• **Problem**
Please repeat the records exactly from their first line, finishing at the line containing "const uint32_t raw_addr" and including it.

(Input material Opens)

template <int BN, int A_MN, int B_MN, int OUT, int ACT>
__global__ void __launch_bounds__(GEMM_THREADS, 1)
gemm_kernel(const __grid_constant__ CUtensorMap tmA, const __grid_constant__ CUtensorMap tmB, const GemmDev p) {
  using Cfg = GemmCfg<BN>;
  constexpr int STAGES = Cfg::STAGES;
  constexpr bool PINGPONG = BN == 128;
  constexpr int MH = PINGPONG ? 2 : 1;
  constexpr int NH = BN / 128;
  extern __shared__ uint8_t smem_raw[];
  const uint32_t raw_addr = smem_u32(smem_raw);
  uint8_t* smem = smem_raw + (((raw_addr + 1023u) & ~1023u) - raw_addr);
  uint64_t* full_bar = reinterpret_cast<uint64_t*>(smem + STAGES * Cfg::STAGE_BYTES);
  uint64_t* empty_bar = full_bar + STAGES;

  const int wg = threadIdx.x >> 7;
  const int lane = threadIdx.x & 31;

  const int num_m = (p.M + BM - 1) / BM;
  const int num_n = (p.N + BN - 1) / BN;
  const int num_mn = num_m * num_n;
  const int total = num_mn * p.splits;
  const int kb_total = (p.K + BK - 1) / BK;
  const int kb_per = (kb_total + p.splits - 1) / p.splits;

  if (threadIdx.x == 0) {
    tma_prefetch_desc(&tmA);
    tma_prefetch_desc(&tmB);
    for (int s = 0; s < STAGES; ++s) {
      mbar_init(&full_bar[s], 1);
      mbar_init(&empty_bar[s], PINGPONG ? 1 : 2);
    }
    fence_barrier_init();
  }
  __syncthreads();

  if (wg == 0) {
    setmaxnreg_dec<40>();
    if (threadIdx.x == 0) {
      int stage = 0;
      uint32_t phase = 0;
      for (int tile = blockIdx.x; tile < total; tile += gridDim.x) {
        const int split = tile / num_mn;
        const int mn = tile - split * num_mn;
        const int m_blk = mn / num_n;
        const int n_blk = mn - m_blk * num_n;
        const int k0 = split * kb_per;
        const int k1 = min(kb_total, k0 + kb_per);
        for (int kb = k0; kb < k1; ++kb) {
          mbar_wait_nocall(&empty_bar[stage], phase ^ 1);
          uint8_t* sA = smem + stage * Cfg::STAGE_BYTES;
          uint8_t* sB = sA + Cfg::A_BYTES;
          mbar_arrive_expect_tx(&full_bar[stage], Cfg::STAGE_BYTES);
          if (A_MN) {
#pragma unroll
            for (int i = 0; i < BM / 64; ++i)
              tma_load_2d(sA + i * (BK * 128), &tmA, &full_bar[stage], m_blk * BM + i * 64, kb * BK);
          } else {
            tma_load_2d(sA, &tmA, &full_bar[stage], kb * BK, m_blk * BM);
          }
          if (B_MN) {
#pragma unroll
            for (int i = 0; i < BN / 64; ++i)
              tma_load_2d(sB + i * (BK * 128), &tmB, &full_bar[stage], n_blk * BN + i * 64, kb * BK);
          } else {
            tma_load_2d(sB, &tmB, &full_bar[stage], kb * BK, n_blk * BN);
          }
          if (++stage == STAGES) {
            stage = 0;
            phase ^= 1;
          }
        }
      }
    }
  } else {
    setmaxnreg_inc<232>();
    const int cw = wg - 1;
    const int wq = (threadIdx.x >> 5) & 3;
    constexpr int act = ACT;
    const int N = p.N, scale_cols = p.scale_cols;
    const float alpha = p.alpha, col_scale = p.col_scale;
    __nv_bfloat16* const aux_p = p.aux;
    constexpr bool need_aux_in = (ACT == XP_ACT_DQUICK_GELU || ACT == XP_ACT_DGELU_ERF);
    const __nv_bfloat16* const xin_p = need_aux_in ? p.aux : p.residual;
    constexpr uint32_t A_OFF = 64 * 128;
    const int cta_tiles = (total - blockIdx.x + gridDim.x - 1) / gridDim.x;
    int stage = 0;
    uint32_t phase = 0;
    int local = 0;
    for (int tile = blockIdx.x; tile < total; tile += gridDim.x, ++local) {
      const int split = tile / num_mn;
      const int mn = tile - split * num_mn;
      const int m_blk = mn / num_n;
      const int n_blk = mn - m_blk * num_n;
      const int k0 = split * kb_per;
      const int k1 = min(kb_total, k0 + kb_per);
      if (PINGPONG && (local & 1) != cw) {
        const int next = stage + max(0, k1 - k0);
        phase ^= (next / STAGES) & 1;
        stage = next % STAGES;
        continue;
      }
      if (PINGPONG && local > 0) named_bar_sync(1 + cw, 256);
      const bool pass_turn = PINGPONG && local + 1 < cta_tiles;
      if (k0 >= k1) {
        if (pass_turn) named_bar_arrive(2 - cw, 256);
        continue;
      }
      float acc[MH * NH][64];
#pragma unroll
      for (int q = 0; q < MH * NH; ++q)
#pragma unroll
        for (int i = 0; i < 64; ++i) acc[q][i] = 0.f;
      int prev_stage = -1;
      for (int kb = k0; kb < k1; ++kb) {
        mbar_wait_nocall(&full_bar[stage], phase);
        const uint32_t sA = smem_u32(smem + stage * Cfg::STAGE_BYTES) + (PINGPONG ? 0 : cw * A_OFF);
        const uint32_t sB = smem_u32(smem + stage * Cfg::STAGE_BYTES) + Cfg::A_BYTES;
#pragma unroll
        for (int q = 0; q < MH * NH; ++q) wgmma_fence_regs(acc[q]);
        wgmma_fence();
#pragma unroll
        for (int j = 0; j < BK / MMA_K; ++j) {
#pragma unroll
          for (int mh = 0; mh < MH; ++mh) {
            const uint32_t am = sA + mh * A_OFF;
            const uint64_t adesc = A_MN ? make_smem_desc_sw128(am + j * (MMA_K * 128), p.mn_lbo, p.mn_sbo)
                                        : make_smem_desc_sw128(am + j * (MMA_K * 2), 16, 1024);
#pragma unroll
            for (int h = 0; h < NH; ++h) {
              const uint32_t bh = sB + h * (128 * 128);
              const uint64_t bdesc = B_MN ? make_smem_desc_sw128(bh + j * (MMA_K * 128), p.mn_lbo, p.mn_sbo)
                                          : make_smem_desc_sw128(bh + j * (MMA_K * 2), 16, 1024);
              wgmma_m64n128k16_bf16<A_MN, B_MN>(acc[mh * NH + h], adesc, bdesc);
            }
          }
        }
        wgmma_commit();
#pragma unroll
        for (int q = 0; q < MH * NH; ++q) wgmma_fence_regs(acc[q]);
        wgmma_wait<1>();
        if (prev_stage >= 0 && (threadIdx.x & 127) == 0) mbar_arrive(&empty_bar[prev_stage]);
        prev_stage = stage;
        if (++stage == STAGES) {
          stage = 0;
          phase ^= 1;
        }
      }
      if (pass_turn) named_bar_arrive(2 - cw, 256);
      const auto load_bias = [&](float2(&b)[16], int h) {
#pragma unroll
        for (int i = 0; i < 16; ++i) {
          const int n = n_blk * BN + h * 128 + i * 8 + (lane & 3) * 2;
          b[i] = make_float2(0.f, 0.f);
          if (p.bias != nullptr && split == 0 && n < N) b[i] = __ldg(reinterpret_cast<const float2*>(p.bias + n));
        }
      };
      constexpr bool bias_once = PINGPONG && !need_aux_in;
      float2 bias_tile[16];
      if (bias_once) load_bias(bias_tile, 0);
      wgmma_wait<0>();
#pragma unroll
      for (int q = 0; q < MH * NH; ++q) wgmma_fence_regs(acc[q]);
      if ((threadIdx.x & 127) == 0) mbar_arrive(&empty_bar[prev_stage]);

      const auto apply = [&](float& v0, float& v1, int n, uint32_t xg) -> uint32_t {
        if (n < scale_cols) {
          v0 *= col_scale;
          v1 *= col_scale;
        }
        uint32_t pre = 0;
        if (act == XP_ACT_QUICK_GELU) {
          pre = pack_bf16(v0, v1);
          v0 = quick_gelu(v0);
          v1 = quick_gelu(v1);
        } else if (act == XP_ACT_DQUICK_GELU) {
          v0 *= quick_gelu_grad(bf16_lo(xg));
          v1 *= quick_gelu_grad(bf16_hi(xg));
        } else if (act == XP_ACT_GELU_ERF) {
          pre = pack_bf16(v0, v1);
          v0 = act_gelu_erf(v0);
          v1 = act_gelu_erf(v1);
        } else if (act == XP_ACT_DGELU_ERF) {
          v0 *= act_gelu_erf_grad(bf16_lo(xg));
          v1 *= act_gelu_erf_grad(bf16_hi(xg));
        } else if (xin_p != nullptr) {
          v0 += bf16_lo(xg);
          v1 += bf16_hi(xg);
        }
        return pre;
      };
      constexpr bool save_pre = (ACT == XP_ACT_QUICK_GELU || ACT == XP_ACT_GELU_ERF);
      const int quad = lane & 3;
#pragma unroll
      for (int mh = 0; mh < MH; ++mh) {
        const int row_base = m_blk * BM + (PINGPONG ? mh : cw) * 64 + wq * 16 + (lane >> 2);
#pragma unroll
        for (int rr = 0; rr < 2; ++rr) {
          const int row = row_base + rr * 8;
          const bool row_ok = row < p.M;
          const long long c_off = p.c_group > 0 ? (row / p.c_group) * p.c_group_stride + (row % p.c_group) * p.ldc
                                                : static_cast<long long>(row) * p.ldc;
          const long long x_off = need_aux_in ? static_cast<long long>(row) * p.ld_aux
                                              : (p.r_group > 0 ? (row / p.r_group) * p.r_group_stride + (row % p.r_group) * p.ldr
                                                               : static_cast<long long>(row) * p.ldr);
          const long long a_off = static_cast<long long>(row) * p.ld_aux;
#pragma unroll
          for (int h = 0; h < NH; ++h) {
            const float* const a = acc[mh * NH + h];
            const int n_h = n_blk * BN + h * 128;
            float2 bias2[16];
            if (bias_once) {
#pragma unroll
              for (int i = 0; i < 16; ++i) bias2[i] = bias_tile[i];
            } else {
              load_bias(bias2, h);
            }
            if (OUT == XP_OUT_BF16) {
              uint32_t xin[4][4];
#pragma unroll
              for (int k = 0; k < 4; ++k) {
                const int n8 = n_h + (4 * k + quad) * 8;
                uint4 v = make_uint4(0u, 0u, 0u, 0u);
                if (xin_p != nullptr && row_ok && n8 < N) v = *reinterpret_cast<const uint4*>(xin_p + x_off + n8);
                xin[k][0] = v.x;
                xin[k][1] = v.y;
                xin[k][2] = v.z;
                xin[k][3] = v.w;
                if (xin_p != nullptr) quad_transpose(xin[k]);
              }
#pragma unroll
              for (int k = 0; k < 4; ++k) {
                uint32_t out[4], pre[4];
#pragma unroll
                for (int j = 0; j < 4; ++j) {
                  const int i = 4 * k + j;
                  float v0 = fmaf(a[4 * i + 2 * rr], alpha, bias2[i].x);
                  float v1 = fmaf(a[4 * i + 2 * rr + 1], alpha, bias2[i].y);
                  pre[j] = apply(v0, v1, n_h + i * 8 + quad * 2, xin[k][j]);
                  out[j] = pack_bf16(v0, v1);
                }
                const int n8 = n_h + (4 * k + quad) * 8;
                quad_transpose(out);
                if (row_ok && n8 < N)
                  *reinterpret_cast<uint4*>(static_cast<__nv_bfloat16*>(p.c) + c_off + n8) =
                      make_uint4(out[0], out[1], out[2], out[3]);
                if (save_pre && aux_p != nullptr) {
                  quad_transpose(pre);
                  if (row_ok && n8 < N)
                    *reinterpret_cast<uint4*>(aux_p + a_off + n8) = make_uint4(pre[0], pre[1], pre[2], pre[3]);
                }
              }
            } else if (row_ok) {
              uint32_t xin[16];
#pragma unroll
              for (int i = 0; i < 16; ++i) {
                const int n = n_h + i * 8 + quad * 2;
                xin[i] = 0;
                if (xin_p != nullptr && n < N) xin[i] = *reinterpret_cast<const uint32_t*>(xin_p + x_off + n);
              }
#pragma unroll
              for (int i = 0; i < 16; ++i) {
                const int n = n_h + i * 8 + quad * 2;
                if (n >= N) continue;
                float v0 = fmaf(a[4 * i + 2 * rr], alpha, bias2[i].x);
                float v1 = fmaf(a[4 * i + 2 * rr + 1], alpha, bias2[i].y);
                apply(v0, v1, n, xin[i]);
                if (OUT == XP_OUT_F32) {
                  *reinterpret_cast<float2*>(static_cast<float*>(p.c) + c_off + n) = make_float2(v0, v1);
                } else {
                  asm volatile("red.global.add.v2.f32 [%0], {%1, %2};" ::"l"(static_cast<float*>(p.c) + c_off + n),
                               "f"(v0), "f"(v1)
                               : "memory");
                }
              }
            }
          }
        }
      }
    }
  }
}
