struct AttnTile { int dp, qf, kt, occ; };
static const AttnTile kAttnTileF32[] = {{48, 2, 64, 1}, {64, 2, 64, 1}, {80, 2, 64, 1}, {160, 1, 32, 1}};
static const AttnTile kAttnTileBf16[] = {{64, 2, 64, 2}, {96, 2, 64, 1}, {160, 1, 64, 1}};
static AttnTile attn_tile(bool f32, int D) {
    const AttnTile* t = f32 ? kAttnTileF32 : kAttnTileBf16;
    const int n = f32 ? 4 : 3;
    int i = 0;
    while (i + 1 < n && D > t[i].dp) ++i;
    return t[i];
}
extern "C" int ffn_attn_variant(int dtype, int D, int* dp, int* qf) {
    REQUIRE(dp && qf, "attn_variant: null argument");
    const AttnTile t = attn_tile(dtype == FFN_F32, D);
    *dp = t.dp;
    *qf = t.qf;
    return FFN_OK;
}
static constexpr int attn_kernel_lds(int esz, int dp, int qf, int kt) {
    return 2 * (kt * (dp * esz == 128 ? 128 : dp * esz + 16) + dp * ((dp * esz == 128 && kt * esz == 128) ? 128 : kt * esz + 16)) + 4 * (dp / 16) * qf * 64 * 16 + 2 * kt;
}
static_assert(attn_kernel_lds(4, 160, 1, 32) <= 160 * 1024 && attn_kernel_lds(2, 160, 1, 64) <= 160 * 1024, "attention tile does not fit the 160 KiB LDS");

typedef void (*attn_x3w_t)(ffn_attn_desc);
extern "C" __attribute__((visibility("hidden"))) attn_x3w_t fx3w_kernel(int masks);
extern "C" __attribute__((visibility("hidden"))) int fx3w_lds_bytes(void);
// ... 699 lines not shown
    }
    return check_launch("gn_apply");
}
extern "C" int ffn_layernorm(void* stream, int dtype, const void* x, void* y, const float* gamma, const float* beta, int M, int C,
                             float eps) {
    REQUIRE(dtype == FFN_F32 || dtype == FFN_BF16, "layernorm: bad dtype");
    const int epc = dtype == FFN_F32 ? 4 : 8;
    REQUIRE(x && y && gamma && beta && C % epc == 0 && aligned16(x) && aligned16(y), "layernorm: bad arguments");
    const int cch = C / epc;
    REQUIRE(cch <= 64 * 6, "layernorm: C=%d too large", C);
    hipStream_t s = reinterpret_cast<hipStream_t>(stream);
    const int grid = (M + 3) / 4;
    if (dtype == FFN_F32) {
        if (cch <= 128) LAUNCH((layernorm_kernel<float, 2>), dim3(grid), dim3(256), 0, s, (const float*)x, (float*)y, gamma, beta, M, C, eps);
        else LAUNCH((layernorm_kernel<float, 6>), dim3(grid), dim3(256), 0, s, (const float*)x, (float*)y, gamma, beta, M, C, eps);
    } else {
        if (cch <= 128) LAUNCH((layernorm_kernel<bf16, 2>), dim3(grid), dim3(256), 0, s, (const bf16*)x, (bf16*)y, gamma, beta, M, C, eps);
        else LAUNCH((layernorm_kernel<bf16, 6>), dim3(grid), dim3(256), 0, s, (const bf16*)x, (bf16*)y, gamma, beta, M, C, eps);
    }
    return check_launch("layernorm");
}
extern "C" int ffn_layernorm_pair(void* stream, const float* x, void* y, const float* gamma, const float* beta, int M, int C, float eps) {
    REQUIRE(x && y && gamma && beta && C % 4 == 0 && aligned16(x) && aligned16(y), "layernorm_pair: bad arguments");
    const int cch = C / 4;
    REQUIRE(cch <= 64 * 6, "layernorm_pair: C=%d too large", C);
    hipStream_t s = reinterpret_cast<hipStream_t>(stream);
    const int grid = (M + 3) / 4;
    if (cch <= 128) LAUNCH((layernorm_kernel<float, 2, true>), dim3(grid), dim3(256), 0, s, x, (float*)y, gamma, beta, M, C, eps);
    else LAUNCH((layernorm_kernel<float, 6, true>), dim3(grid), dim3(256), 0, s, x, (float*)y, gamma, beta, M, C, eps);
    return check_launch("layernorm(pair)");
}
extern "C" int ffn_softmax_rows(void* stream, int dtype, const void* x, void* y, long M, int N, float scale) {
    REQUIRE(dtype == FFN_F32 || dtype == FFN_BF16, "softmax_rows: bad dtype");
    REQUIRE(x && y && M > 0 && N > 0, "softmax_rows: bad arguments");
    hipStream_t s = reinterpret_cast<hipStream_t>(stream);
    if (dtype == FFN_F32) LAUNCH(softmax_rows_kernel<float>, dim3((unsigned)M), dim3(256), 0, s, (const float*)x, (float*)y, N, scale);
    else LAUNCH(softmax_rows_kernel<bf16>, dim3((unsigned)M), dim3(256), 0, s, (const bf16*)x, (bf16*)y, N, scale);
    return check_launch("softmax_rows");
}

extern "C" int ffn_cfg_masked(void* stream, const float* eps_u, const float* eps_c, const float* mask, float cfg, float* eps, long n,
                              int HW) {
    REQUIRE(eps_u && eps_c && eps && n > 0 && HW > 0, "cfg_masked: bad arguments");
    LAUNCH(cfg_masked_kernel, dim3(grid_for(n)), dim3(256), 0, reinterpret_cast<hipStream_t>(stream), eps_u, eps_c, mask, cfg, eps, n, HW);
    return check_launch("cfg_masked");
}
extern "C" int ffn_ddim_inv_step(void* stream, const float* eps, const float* x, float c_bt, float c_at, float c_an, float c_bn,
                                 float* x_next, float* pred_x0, long n) {
    REQUIRE(eps && x && x_next && n > 0, "ddim_inv_step: bad arguments");
    LAUNCH(ddim_inv_step_kernel, dim3(grid_for(n)), dim3(256), 0, reinterpret_cast<hipStream_t>(stream), eps, x, c_bt, c_at, c_an, c_bn, x_next, pred_x0, n);
    return check_launch("ddim_inv_step");
}
extern "C" int ffn_ddim_ctrl_step(void* stream, const ffn_ctrl_step_desc* d) {
    REQUIRE(d && d->eps && d->x && d->x_prev && d->m && d->om, "ddim_ctrl_step: null pointer");
    REQUIRE(d->rows > 0 && d->rows <= 8 && d->CHW > 0 && d->HW > 0 && d->CHW % d->HW == 0, "ddim_ctrl_step: bad shape");
    LAUNCH(ddim_ctrl_step_kernel, dim3(grid_for((long)d->rows * d->CHW)), dim3(256), 0, reinterpret_cast<hipStream_t>(stream), *d);
    return check_launch("ddim_ctrl_step");
}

(Input material Closes)

• **Exercise answer**
template <int BN, int A_MN, int B_MN, int OUT, int ACT>
__global__ void __launch_bounds__(GEMM_THREADS, 1)
gemm_kernel(const __grid_constant__ CUtensorMap tmA, const __grid_constant__ CUtensorMap tmB, const GemmDev p) {
  using Cfg = GemmCfg<BN>;
  constexpr int STAGES = Cfg::STAGES;
  constexpr bool PINGPONG = BN == 128;
  constexpr int MH = PINGPONG ? 2 : 1;
  constexpr int NH = BN / 128;
  extern __shared__ uint8_t smem_raw[];
  const uint32_t raw_addr = smem_u32(smem_raw);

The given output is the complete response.